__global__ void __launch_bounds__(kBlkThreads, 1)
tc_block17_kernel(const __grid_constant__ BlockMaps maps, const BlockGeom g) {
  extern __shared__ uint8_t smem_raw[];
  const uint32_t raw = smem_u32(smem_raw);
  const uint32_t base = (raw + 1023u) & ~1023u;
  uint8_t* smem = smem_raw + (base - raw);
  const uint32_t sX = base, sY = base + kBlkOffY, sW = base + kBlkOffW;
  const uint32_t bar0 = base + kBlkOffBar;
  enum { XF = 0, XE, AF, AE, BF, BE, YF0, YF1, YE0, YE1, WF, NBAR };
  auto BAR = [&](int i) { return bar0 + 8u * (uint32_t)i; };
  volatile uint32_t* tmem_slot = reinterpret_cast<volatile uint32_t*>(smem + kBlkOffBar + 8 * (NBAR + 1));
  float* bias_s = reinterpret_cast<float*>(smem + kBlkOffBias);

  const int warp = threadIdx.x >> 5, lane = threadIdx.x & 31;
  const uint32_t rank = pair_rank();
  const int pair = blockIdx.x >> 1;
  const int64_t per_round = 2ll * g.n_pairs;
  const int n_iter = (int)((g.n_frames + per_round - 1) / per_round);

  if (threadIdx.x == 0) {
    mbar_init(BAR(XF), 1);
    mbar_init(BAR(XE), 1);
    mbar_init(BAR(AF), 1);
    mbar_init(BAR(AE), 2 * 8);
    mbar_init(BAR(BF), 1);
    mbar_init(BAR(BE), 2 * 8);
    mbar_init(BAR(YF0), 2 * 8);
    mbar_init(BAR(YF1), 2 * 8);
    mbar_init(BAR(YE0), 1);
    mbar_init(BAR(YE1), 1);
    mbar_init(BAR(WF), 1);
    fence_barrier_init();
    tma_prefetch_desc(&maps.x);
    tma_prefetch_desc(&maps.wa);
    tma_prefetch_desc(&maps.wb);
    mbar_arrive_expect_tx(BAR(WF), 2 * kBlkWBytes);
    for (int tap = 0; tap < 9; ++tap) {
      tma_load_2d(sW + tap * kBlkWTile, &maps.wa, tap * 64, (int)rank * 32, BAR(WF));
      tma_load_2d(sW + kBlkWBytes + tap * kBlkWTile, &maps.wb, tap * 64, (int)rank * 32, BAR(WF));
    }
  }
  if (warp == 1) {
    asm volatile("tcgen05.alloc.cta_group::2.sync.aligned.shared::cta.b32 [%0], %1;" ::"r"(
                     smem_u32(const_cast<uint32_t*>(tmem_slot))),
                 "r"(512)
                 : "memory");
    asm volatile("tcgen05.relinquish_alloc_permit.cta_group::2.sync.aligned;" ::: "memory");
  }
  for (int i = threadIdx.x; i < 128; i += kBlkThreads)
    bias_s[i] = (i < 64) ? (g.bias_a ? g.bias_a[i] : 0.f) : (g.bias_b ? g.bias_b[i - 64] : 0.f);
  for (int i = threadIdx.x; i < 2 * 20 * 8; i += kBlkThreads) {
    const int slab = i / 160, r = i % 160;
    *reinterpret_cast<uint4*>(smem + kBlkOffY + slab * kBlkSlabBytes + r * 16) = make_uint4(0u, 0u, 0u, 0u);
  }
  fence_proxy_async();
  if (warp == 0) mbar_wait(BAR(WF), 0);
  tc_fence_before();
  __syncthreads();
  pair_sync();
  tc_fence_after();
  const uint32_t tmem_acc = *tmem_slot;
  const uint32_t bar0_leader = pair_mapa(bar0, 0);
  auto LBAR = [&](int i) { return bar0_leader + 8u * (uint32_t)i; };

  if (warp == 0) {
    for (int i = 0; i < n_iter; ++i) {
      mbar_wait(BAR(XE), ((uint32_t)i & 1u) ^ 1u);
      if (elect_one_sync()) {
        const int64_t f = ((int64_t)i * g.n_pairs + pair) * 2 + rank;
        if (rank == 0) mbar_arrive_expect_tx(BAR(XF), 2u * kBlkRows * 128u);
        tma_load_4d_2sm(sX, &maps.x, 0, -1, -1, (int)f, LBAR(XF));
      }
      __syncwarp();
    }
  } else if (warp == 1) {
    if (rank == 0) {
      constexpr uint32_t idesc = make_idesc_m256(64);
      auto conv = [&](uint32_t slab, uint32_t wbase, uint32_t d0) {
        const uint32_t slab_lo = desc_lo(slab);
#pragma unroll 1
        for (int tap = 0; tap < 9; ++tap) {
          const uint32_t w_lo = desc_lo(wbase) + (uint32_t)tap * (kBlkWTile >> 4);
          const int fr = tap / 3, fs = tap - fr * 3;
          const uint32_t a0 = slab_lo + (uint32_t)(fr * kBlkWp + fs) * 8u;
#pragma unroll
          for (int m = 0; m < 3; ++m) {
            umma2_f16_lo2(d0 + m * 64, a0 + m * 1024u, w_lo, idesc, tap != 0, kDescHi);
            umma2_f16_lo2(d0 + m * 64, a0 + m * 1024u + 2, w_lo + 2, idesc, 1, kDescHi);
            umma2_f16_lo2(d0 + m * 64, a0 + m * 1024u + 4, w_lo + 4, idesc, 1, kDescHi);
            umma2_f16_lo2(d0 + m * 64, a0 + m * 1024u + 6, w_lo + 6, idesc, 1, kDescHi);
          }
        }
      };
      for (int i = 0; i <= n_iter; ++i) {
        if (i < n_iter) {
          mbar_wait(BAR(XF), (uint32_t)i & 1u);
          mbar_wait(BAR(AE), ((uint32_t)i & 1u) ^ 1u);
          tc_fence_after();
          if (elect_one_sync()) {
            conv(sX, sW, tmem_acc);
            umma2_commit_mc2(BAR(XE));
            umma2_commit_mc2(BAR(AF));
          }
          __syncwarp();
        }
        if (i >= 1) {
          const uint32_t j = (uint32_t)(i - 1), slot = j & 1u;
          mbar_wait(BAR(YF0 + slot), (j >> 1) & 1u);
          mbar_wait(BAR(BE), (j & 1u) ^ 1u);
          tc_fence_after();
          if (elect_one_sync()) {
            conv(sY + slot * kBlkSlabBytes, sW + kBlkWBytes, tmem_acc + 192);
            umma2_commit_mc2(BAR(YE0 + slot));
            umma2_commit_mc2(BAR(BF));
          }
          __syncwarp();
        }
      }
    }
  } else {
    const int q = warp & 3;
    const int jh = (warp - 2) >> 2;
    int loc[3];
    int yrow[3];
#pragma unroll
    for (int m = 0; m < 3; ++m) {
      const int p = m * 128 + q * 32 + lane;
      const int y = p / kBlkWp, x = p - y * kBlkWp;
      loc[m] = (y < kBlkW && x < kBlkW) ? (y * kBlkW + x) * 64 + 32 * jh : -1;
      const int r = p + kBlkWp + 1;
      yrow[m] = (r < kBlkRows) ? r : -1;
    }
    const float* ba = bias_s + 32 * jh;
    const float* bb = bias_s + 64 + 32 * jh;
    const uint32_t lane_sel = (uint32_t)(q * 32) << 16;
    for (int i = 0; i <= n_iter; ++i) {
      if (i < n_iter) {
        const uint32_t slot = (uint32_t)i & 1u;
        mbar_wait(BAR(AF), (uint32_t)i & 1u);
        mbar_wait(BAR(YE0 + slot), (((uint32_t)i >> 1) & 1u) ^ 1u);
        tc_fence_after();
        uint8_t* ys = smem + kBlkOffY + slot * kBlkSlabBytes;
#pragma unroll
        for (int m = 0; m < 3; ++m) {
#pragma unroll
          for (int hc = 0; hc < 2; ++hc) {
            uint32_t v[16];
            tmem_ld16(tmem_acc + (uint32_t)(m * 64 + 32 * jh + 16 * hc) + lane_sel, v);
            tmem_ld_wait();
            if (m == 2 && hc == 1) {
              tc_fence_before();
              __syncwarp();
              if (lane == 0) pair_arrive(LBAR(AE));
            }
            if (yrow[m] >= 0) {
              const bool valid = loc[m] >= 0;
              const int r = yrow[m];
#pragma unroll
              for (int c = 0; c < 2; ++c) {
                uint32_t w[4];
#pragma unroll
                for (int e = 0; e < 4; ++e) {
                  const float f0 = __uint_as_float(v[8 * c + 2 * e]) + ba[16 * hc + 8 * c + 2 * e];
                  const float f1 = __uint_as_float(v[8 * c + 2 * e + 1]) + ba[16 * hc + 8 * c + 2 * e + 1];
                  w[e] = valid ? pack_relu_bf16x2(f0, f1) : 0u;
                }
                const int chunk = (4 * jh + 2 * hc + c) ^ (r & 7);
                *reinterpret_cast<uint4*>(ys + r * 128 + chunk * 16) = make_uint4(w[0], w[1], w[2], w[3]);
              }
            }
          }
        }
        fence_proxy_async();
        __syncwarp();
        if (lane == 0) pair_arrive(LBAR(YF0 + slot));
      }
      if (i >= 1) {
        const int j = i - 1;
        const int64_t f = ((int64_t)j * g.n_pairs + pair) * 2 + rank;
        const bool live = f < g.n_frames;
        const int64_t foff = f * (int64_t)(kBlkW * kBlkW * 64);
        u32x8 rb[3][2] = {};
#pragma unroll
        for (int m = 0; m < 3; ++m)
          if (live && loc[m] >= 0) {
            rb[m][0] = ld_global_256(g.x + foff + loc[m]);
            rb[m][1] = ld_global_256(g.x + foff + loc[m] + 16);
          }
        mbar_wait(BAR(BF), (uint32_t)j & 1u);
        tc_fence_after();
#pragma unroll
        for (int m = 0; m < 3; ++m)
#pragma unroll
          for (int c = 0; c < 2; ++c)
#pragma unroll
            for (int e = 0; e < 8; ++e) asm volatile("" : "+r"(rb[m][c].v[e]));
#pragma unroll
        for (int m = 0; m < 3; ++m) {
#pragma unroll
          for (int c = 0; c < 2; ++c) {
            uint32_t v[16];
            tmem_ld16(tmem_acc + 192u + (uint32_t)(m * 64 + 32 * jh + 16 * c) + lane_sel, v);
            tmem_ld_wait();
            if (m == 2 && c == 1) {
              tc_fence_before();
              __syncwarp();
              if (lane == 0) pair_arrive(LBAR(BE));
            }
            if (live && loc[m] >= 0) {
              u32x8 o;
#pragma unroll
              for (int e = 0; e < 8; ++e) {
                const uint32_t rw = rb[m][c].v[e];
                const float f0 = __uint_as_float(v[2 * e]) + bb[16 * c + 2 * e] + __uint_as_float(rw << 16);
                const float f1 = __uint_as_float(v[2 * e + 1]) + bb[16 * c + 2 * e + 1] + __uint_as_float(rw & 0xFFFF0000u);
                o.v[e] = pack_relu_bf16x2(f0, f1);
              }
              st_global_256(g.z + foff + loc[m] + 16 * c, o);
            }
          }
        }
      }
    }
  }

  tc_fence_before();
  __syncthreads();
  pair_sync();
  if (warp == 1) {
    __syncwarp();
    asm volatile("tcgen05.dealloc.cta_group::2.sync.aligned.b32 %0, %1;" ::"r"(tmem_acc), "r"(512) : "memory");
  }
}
● ● ● ● ● ● ●
▶ **WHAT THE TASK REQUIRES**:
Look for the string "live" in the data above and return every line that has it.

▶ **RESPONSE TO THE EXERCISE**:
        const bool live = f < g.n_frames;
          if (live && loc[m] >= 0) {
            if (live && loc[m] >= 0) {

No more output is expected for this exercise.